- [Task to carry out]
Set out exactly, line by line, the stretch of data below that begins at the line containing "x.device, mode, fused)" and ends at the line containing "x_packed=None, pack_out=None, no_split=False)", with both ends kept.

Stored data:
def _gpu_linear(x, w, out, mode, rms_eps, accumulate, mirror=None, x_packed=None, pack_out=None):
    assert x.is_contiguous() and out.is_contiguous()
    assert x.shape[1] == w.k, (x.shape, w.k)
    m = x.shape[0]
    e = ext()
    if is_mxfp4(w):
        if _w4_fast(e, x, w, mode):
            e.linear_skinny_w4(x, w.qweight, w.scale, w.n, w.k, out, mode, -1.0 if rms_eps is None else float(rms_eps),
                               bool(accumulate), mirror, pack_out if mode != MODE_STORE else None)
            return
        w = bf16_weight(w)
    if is_fp8(w):
        if _w8_fast(e, x, w, mode):
            e.linear_skinny_w8(x, w.qweight, w.scale, w.n, w.k, out, mode, -1.0 if rms_eps is None else float(rms_eps),
                               bool(accumulate), mirror, pack_out if mode != MODE_STORE else None)
            return
        w = bf16_weight(w)
    if m > e.SKINNY_MAX_M:
        x_packed = pack_out = None
    v = TILED if m > e.SKINNY_MAX_M else _variant(e, x, w, mode, x_packed, pack_out)
    if v == TILED and pack_out is not None and not _tiled_packs(e, m, w.n, w.k, x.device, mode, rms_eps):
        v = 1
    if v == TILED:
        _tiled(e, x, w.weight, w.n, w.k, out, mode, rms_eps, accumulate, mirror, pack_out)
    else:
        ws, tk = _skinny_ws(e, m, w.n, w.k, mode, x.device)
        e.linear_skinny(x, w.weight, w.n, w.k, out, mode, -1.0 if rms_eps is None else float(rms_eps),
                        bool(accumulate), v, ws, tk, mirror, x_packed if v in XP_VARIANTS else None, pack_out)


def linear_tp_residual(x: torch.Tensor, w, h: torch.Tensor, hb: torch.Tensor, state: int,
                       x_packed: Optional[torch.Tensor] = None, hb_pack: Optional[torch.Tensor] = None) -> torch.Tensor:
    e = ext()
    m = x.shape[0]
    assert x.dtype == BF16 and x.is_contiguous() and m <= e.SKINNY_MAX_M, (x.dtype, x.shape)
    v = _variant(e, x, w, MODE_RESIDUAL, x_packed, pack_out=True)
    if v not in autotune.GEMV_VARIANTS:
        v = 1
    ws = tk = None
    if v in SPLIT_VARIANTS:
        ws, tk = _skinny_ws(e, m, w.n, w.k, MODE_RESIDUAL, x.device)
    e.linear_tp_residual(state, x, w.weight, w.n, w.k, h, hb, v, x_packed if v in XP_VARIANTS else None, hb_pack,
                         ws, tk)
    return h


def tiled_tp_residual(x: torch.Tensor, w, h: torch.Tensor, hb: torch.Tensor, state: int) -> bool:
    e = ext()
    m = x.shape[0]
    assert x.dtype == BF16 and x.is_contiguous(), (x.dtype, x.shape)
    ks, tm = autotune.choose_gemm_plan(e, m, w.n, w.k, x.device, MODE_STORE, False)
    if tm not in autotune.G5_TILES and ks <= 1:
        return False
    ks, tm, ws = _gemm_ws(e, m, w.n, w.k, x.device, MODE_STORE, False)
    e.gemm_tp_residual(state, x, w.weight, w.n, w.k, h, hb, ks, ws, tm)
    return True


TILED = autotune.TILED_VARIANT
QKV_DIRECT = os.environ.get("JLA_QKV_DIRECT", "1") != "0"


def _fused_rms(e, mode, rms_eps) -> bool:
    return rms_eps is not None and mode != MODE_RESIDUAL


def _tiled_input(x, rms_eps, fused=False):
    if rms_eps is not None and not fused:
        return rms_scale(x, rms_eps)
    return x if x.dtype == BF16 else x.to(BF16)


def _gemm_ws(e, m, n, k, device, mode=MODE_STORE, rms=False):
    ks, tm = autotune.choose_gemm_plan(e, m, n, k, device, mode, rms)
    if tm in autotune.G5_TILES:
        eks = e.gemm5_ksplit(k, ks)
        return ks, tm, workspace.get("gemm_ws", eks * m * (n + 1), torch.float32, device)
    ws = workspace.get("gemm_ws", ks * m * (n + 1), torch.float32, device) if ks > 1 else None
    return ks, tm, ws


def _rms_ws(x, fused: bool, ks: int):
    if not fused or ks > 1:
        return None
    return workspace.get("gemm_rms", x.shape[0], torch.float32, x.device)


def _tiled(e, x, weight, n, k, out, mode, rms_eps, accumulate, mirror=None, pack_out=None):
    fused = _fused_rms(e, mode, rms_eps)
    xb = _tiled_input(x, rms_eps, fused)
    ks, tm, ws = _gemm_ws(e, x.shape[0], n, k, x.device, mode, fused)
    e.gemm(xb, weight, n, k, out, mode, bool(accumulate), mirror, ks, ws, float(rms_eps) if fused else -1.0, tm,
           pack_out, _rms_ws(x, fused, ks))


def _tiled_packs(e, m, n, k, device, mode, rms_eps) -> bool:
    if e is None or m > SKINNY_M or mode not in (MODE_RESIDUAL, MODE_SWIGLU):
        return False
    ks, tm = autotune.choose_gemm_plan(e, m, n, k, device, mode, _fused_rms(e, mode, rms_eps))
    if tm in autotune.G5_TILES:
        return True
    return ks > 1


def _variant(e, x, w, mode, x_packed=None, pack_out=None, no_split=False) -> int:
    xp_in, p_out = x_packed is not None, pack_out is not None
    if GEMV_VARIANT:
        v = GEMV_VARIANT
        xp, split = autotune.GEMV_VARIANTS.get(v, (False, False))
        if (xp and not xp_in) or (p_out and v == TILED and not _tiled_packs(
                e, x.shape[0], w.n, w.k, x.device, mode, None if mode == MODE_RESIDUAL else 1e-5)) or (
                split and (no_split or x.dtype != BF16 or w.n // 16 > autotune.SPLIT_MAX_GROUPS)):
            v = 1
        if v == 12 and mode == MODE_SWIGLU:
            v = 15
        return v
    m = x.shape[0]
    pmode = MODE_STORE if mode == MODE_QKV else mode
    ws, tk = _skinny_ws(e, m, w.n, w.k, pmode, x.device)
    ncols = w.n // 2 if pmode == MODE_SWIGLU else w.n
    odt = torch.float32 if pmode == MODE_RESIDUAL else BF16
    scratch = workspace.get("tune_out", m * ncols, odt, x.device).view(m, ncols)
    mirror = workspace.get("tune_mirror", m * ncols, BF16, x.device).view(m, ncols) if (
        p_out and pmode == MODE_RESIDUAL) else None
    pscratch = workspace.get("tune_pack", packed_rows(m) * ncols, BF16, x.device).view(-1, ncols) if p_out else None

    tiled_packs = p_out and _tiled_packs(e, m, w.n, w.k, x.device, pmode, None if pmode == MODE_RESIDUAL else 1e-5)

    def run(v, xx, wt):
        if v == TILED:
            _tiled(e, xx, wt, w.n, w.k, scratch, pmode, None if pmode == MODE_RESIDUAL else 1e-5, True, mirror,
                   pscratch if tiled_packs else None)
        else:
            e.linear_skinny(xx, wt, w.n, w.k, scratch, pmode, 1e-5, True, v, ws, tk, mirror,
                            x_packed if v in XP_VARIANTS else None, pscratch)

    return autotune.choose(e, x, w, pmode, run, xp_in=xp_in, pack_out=p_out, no_split=no_split,
                           tiled_packs=tiled_packs)


_SK_SIZES = {}


def _skinny_ws(e, m, n, k, mode, device):
    key = (m, n, k, mode)
    sz = _SK_SIZES.get(key)
    if sz is None:
        sz = _SK_SIZES[key] = tuple(e.skinny_workspace(m, n))
    floats, tickets = sz
    return (workspace.get("skinny", max(1, floats), torch.float32, device),
            workspace.get_zeroed("skinny_tickets", max(1, tickets), torch.int32, device))


def rope_kv_write(qkv: torch.Tensor, table: torch.Tensor, positions: torch.Tensor,
                  k_cache: torch.Tensor, v_cache: torch.Tensor, slot0, seq_len: int,
                  n_heads: int, n_kv_heads: int, head_dim: int) -> torch.Tensor:
    if not _is_gpu(qkv):
        s0 = int(slot0) if not torch.is_tensor(slot0) else int(slot0.item())
        return ref.rope_kv_write(qkv, table, positions, k_cache, v_cache, s0, seq_len,
                                 n_heads, n_kv_heads, head_dim)
    m = qkv.shape[0]
    q = torch.empty(m, n_heads, head_dim, dtype=BF16, device=qkv.device)
    slot_t = _slot_tensor(slot0, qkv.device)
    if is_fp8_kv(k_cache) or is_fp8_kv(v_cache):
        _check_kv8_pair(k_cache, v_cache)
        ext().rope_kv_write_q8(qkv, table, positions.reshape(-1).to(torch.int32), k_cache.q, k_cache.scale, v_cache.q,
                               v_cache.scale, slot_t, int(seq_len), int(n_heads), int(n_kv_heads), int(head_dim), q)
        return q
    ext().rope_kv_write(qkv, table, positions.reshape(-1).to(torch.int32), k_cache, v_cache,
                        slot_t, int(seq_len), int(n_heads), int(n_kv_heads), int(head_dim), q)
    return q


def linear_qkv_rope(x: torch.Tensor, w, rms_eps: Optional[float], table: torch.Tensor, positions: torch.Tensor,
                    k_cache: torch.Tensor, v_cache: torch.Tensor, slot0, seq_len: int, n_heads: int,
                    n_kv_heads: int, head_dim: int, x_packed: Optional[torch.Tensor] = None) -> torch.Tensor:
    if not _is_gpu(x):
        s0 = int(slot0) if not torch.is_tensor(slot0) else int(slot0.item())
        return ref.linear_qkv_rope(x, w.dense(), rms_eps, table, positions, k_cache, v_cache, s0, seq_len,
                                   n_heads, n_kv_heads, head_dim)
    m = x.shape[0]
    e = ext()
    if is_fp8_kv(k_cache) or is_fp8_kv(v_cache):
        qkv = linear(x, w, rms_eps=rms_eps, x_packed=x_packed if m <= e.SKINNY_MAX_M else None)
        return rope_kv_write(qkv, table, positions, k_cache, v_cache, slot0, seq_len, n_heads, n_kv_heads, head_dim)
    if is_mxfp4(w):
        if _w4_fast(e, x, w, MODE_QKV):
            q = torch.empty(m, n_heads, head_dim, dtype=BF16, device=x.device)
            e.linear_qkv_w4(x, w.qweight, w.scale, w.n, w.k, -1.0 if rms_eps is None else float(rms_eps), table,
                            positions.reshape(-1).to(torch.int32), k_cache, v_cache, _slot_tensor(slot0, x.device),
                            int(seq_len), int(n_heads), int(n_kv_heads), int(head_dim), q)
            return q
        w = bf16_weight(w)
    if is_fp8(w):
        if _w8_fast(e, x, w, MODE_QKV):
            q = torch.empty(m, n_heads, head_dim, dtype=BF16, device=x.device)
            e.linear_qkv_w8(x, w.qweight, w.scale, w.n, w.k, -1.0 if rms_eps is None else float(rms_eps), table,
                            positions.reshape(-1).to(torch.int32), k_cache, v_cache, _slot_tensor(slot0, x.device),
                            int(seq_len), int(n_heads), int(n_kv_heads), int(head_dim), q)
            return q
        w = bf16_weight(w)
    if m > e.SKINNY_MAX_M:
        x_packed = None
    v = TILED if m > e.SKINNY_MAX_M else _variant(e, x, w, MODE_QKV, x_packed)
    if v == TILED:
        ks, tm, ws = _gemm_ws(e, m, w.n, w.k, x.device, MODE_STORE, _fused_rms(e, MODE_QKV, rms_eps))
        fused = _fused_rms(e, MODE_QKV, rms_eps)
        if ks == 1 and fused and QKV_DIRECT and e.gemm_qkv_direct_ok(m, tm, w.k):
            q = torch.empty(m, n_heads, head_dim, dtype=BF16, device=x.device)
            e.gemm_qkv(_tiled_input(x, rms_eps, fused), w.weight, w.n, w.k, table, positions.reshape(-1).to(torch.int32),
                       k_cache, v_cache, _slot_tensor(slot0, x.device), int(seq_len), int(n_heads), int(n_kv_heads),
                       int(head_dim), q, 1, None, float(rms_eps), tm, _rms_ws(x, fused, 1))
            return q
        if ks == 1:
            qkv = linear(x, w, rms_eps=rms_eps)
            return rope_kv_write(qkv, table, positions, k_cache, v_cache, slot0, seq_len, n_heads, n_kv_heads,
                                 head_dim)
        q = torch.empty(m, n_heads, head_dim, dtype=BF16, device=x.device)
        e.gemm_qkv(_tiled_input(x, rms_eps, fused), w.weight, w.n, w.k, table, positions.reshape(-1).to(torch.int32),
                   k_cache, v_cache, _slot_tensor(slot0, x.device), int(seq_len), int(n_heads), int(n_kv_heads),
                   int(head_dim), q, ks, ws, float(rms_eps) if fused else -1.0, tm)
        return q
    q = torch.empty(m, n_heads, head_dim, dtype=BF16, device=x.device)
    ws, tk = _skinny_ws(e, m, w.n, w.k, MODE_QKV, x.device)
    e.linear_qkv(x, w.weight, w.n, w.k, -1.0 if rms_eps is None else float(rms_eps), table,
                 positions.reshape(-1).to(torch.int32), k_cache, v_cache, _slot_tensor(slot0, x.device),
                 int(seq_len), int(n_heads), int(n_kv_heads), int(head_dim), q, v, ws, tk,
                 x_packed if v in XP_VARIANTS else None)
    return q


QKV_ATTN = int(os.environ.get("JLA_QKV_ATTN", "1"))
QKV_ATTN_SPL = int(os.environ.get("JLA_QKV_ATTN_SPL", "2"))
QKV_ATTN_O = int(os.environ.get("JLA_QKV_ATTN_O", "0"))
_CUS = {}


class InLaunchTimeout(RuntimeError):
    """An in-launch wait gave up (the fused qkv + attention launch: a qkv workgroup never published)."""


def check_inlaunch() -> None:
    global QKV_ATTN
    for (name, _dev, _dt), buf in list(workspace._bufs.items()):
        if name.startswith("zeroed:") and name.endswith("qa_sync") and buf.is_cuda and int(buf[2].item()):
            QKV_ATTN = 0
            buf.zero_()
            workspace.generation += 1
            raise InLaunchTimeout("fused qkv + attention launch: a wait timed out (the attention workgroups on the qkv "
                                  "workgroups, or the o workgroups on the attention ones; error word qa_sync[2]); the "
                                  "fused path is now off for this process")


def _num_cus(device) -> int:
    key = str(device)
    if key not in _CUS:
        _CUS[key] = torch.cuda.get_device_properties(device).multi_processor_count
    return _CUS[key]


def qkv_attention_o_groups(x: torch.Tensor, w_o, n_heads: int, n_kv_heads: int, k_cache=None) -> int:
    if not QKV_ATTN_O or not _is_gpu(x) or is_quantized(w_o) or is_fp8_kv(k_cache):
        return 0
    return int(ext().qkv_attn_o_groups(x.shape[0], n_heads // n_kv_heads, w_o.n, w_o.k))


def qkv_attention_splits(x: torch.Tensor, w, k_cache: torch.Tensor, seq_len: int, n_heads: int, n_kv_heads: int,
                         key_mask: Optional[torch.Tensor] = None, o_groups: int = 0) -> int:
    if not QKV_ATTN or seq_len != 1 or key_mask is not None or not _is_gpu(x) or x.dtype != BF16 or is_quantized(w):
        return 0
    if is_fp8_kv(k_cache):
        return 0
    m = x.shape[0]
    if QKV_ATTN == 1 and (m > 4 or n_heads < 8 * n_kv_heads):
        return 0
    return int(ext().qkv_attn_splits(m, m, n_kv_heads, n_heads // n_kv_heads, k_cache.shape[2], w.n,
                                     _num_cus(x.device), 1, int(o_groups)))


def _qkv_attention_spl(e, m, w, k_cache, n_heads, n_kv_heads, device, o_groups=0) -> int:
    if QKV_ATTN_SPL > 1 and e.qkv_attn_splits(m, m, n_kv_heads, n_heads // n_kv_heads, k_cache.shape[2], w.n,
                                               _num_cus(device), 2, int(o_groups)) > 0:
        return 2
    return 1


def linear_qkv_attention(x: torch.Tensor, w, rms_eps: Optional[float], table: torch.Tensor, positions: torch.Tensor,
                         k_cache: torch.Tensor, v_cache: torch.Tensor, slot0, kv_start: torch.Tensor, n_heads: int,
                         n_kv_heads: int, head_dim: int, splits: int, x_packed: Optional[torch.Tensor] = None,
                         out_packed: Optional[torch.Tensor] = None, spl: Optional[int] = None,
                         o: Optional[tuple] = None) -> torch.Tensor:
    e = ext()
    m = x.shape[0]
    dev = x.device
    rep = n_heads // n_kv_heads
    q = workspace.get("qa_q", m * n_heads * head_dim, BF16, dev).view(m, n_heads, head_dim)
    out = torch.empty(m, n_heads * head_dim, dtype=BF16, device=dev)
    ws = workspace.get("qa_ws", m * n_kv_heads * splits * rep * (head_dim + 4), torch.float32, dev)
    tickets = workspace.get_zeroed("qa_tickets", max(m * n_kv_heads, 64), torch.int32, dev)
    sync = workspace.get_zeroed("qa_sync", int(e.qkv_attn_sync_ints()), torch.int32, dev)
    og = 0 if o is None else int(e.qkv_attn_o_groups(m, rep, o[0].n, o[0].k))
    spl = _qkv_attention_spl(e, m, w, k_cache, n_heads, n_kv_heads, dev, og) if spl is None else int(spl)
    sk_ws = sk_tk = None
    if spl > 1:
        sk_ws, sk_tk = _skinny_ws(e, m, w.n, w.k, MODE_QKV, dev)
    ow = oh = ohb = ohp = None
    on = ok = 0
    tp_state = 0
    if o is not None:
        wo, oh, ohb, ohp, tp_state = o
        ow, on, ok = wo.weight, wo.n, wo.k
    e.linear_qkv_attn(x, w.weight, w.n, w.k, -1.0 if rms_eps is None else float(rms_eps), table,
                      positions.reshape(-1).to(torch.int32), k_cache, v_cache, _slot_tensor(slot0, dev), n_heads,
                      n_kv_heads, head_dim, q, kv_start, out, out_packed, ws, tickets, sync, k_cache.shape[2], splits,
                      x_packed, spl, sk_ws, sk_tk, ow, on, ok, oh, ohb, ohp, int(tp_state or 0))
    return out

- [Answer area]
    ks, tm, ws = _gemm_ws(e, x.shape[0], n, k, x.device, mode, fused)
    e.gemm(xb, weight, n, k, out, mode, bool(accumulate), mirror, ks, ws, float(rms_eps) if fused else -1.0, tm,
           pack_out, _rms_ws(x, fused, ks))


def _tiled_packs(e, m, n, k, device, mode, rms_eps) -> bool:
    if e is None or m > SKINNY_M or mode not in (MODE_RESIDUAL, MODE_SWIGLU):
        return False
    ks, tm = autotune.choose_gemm_plan(e, m, n, k, device, mode, _fused_rms(e, mode, rms_eps))
    if tm in autotune.G5_TILES:
        return True
    return ks > 1


def _variant(e, x, w, mode, x_packed=None, pack_out=None, no_split=False) -> int:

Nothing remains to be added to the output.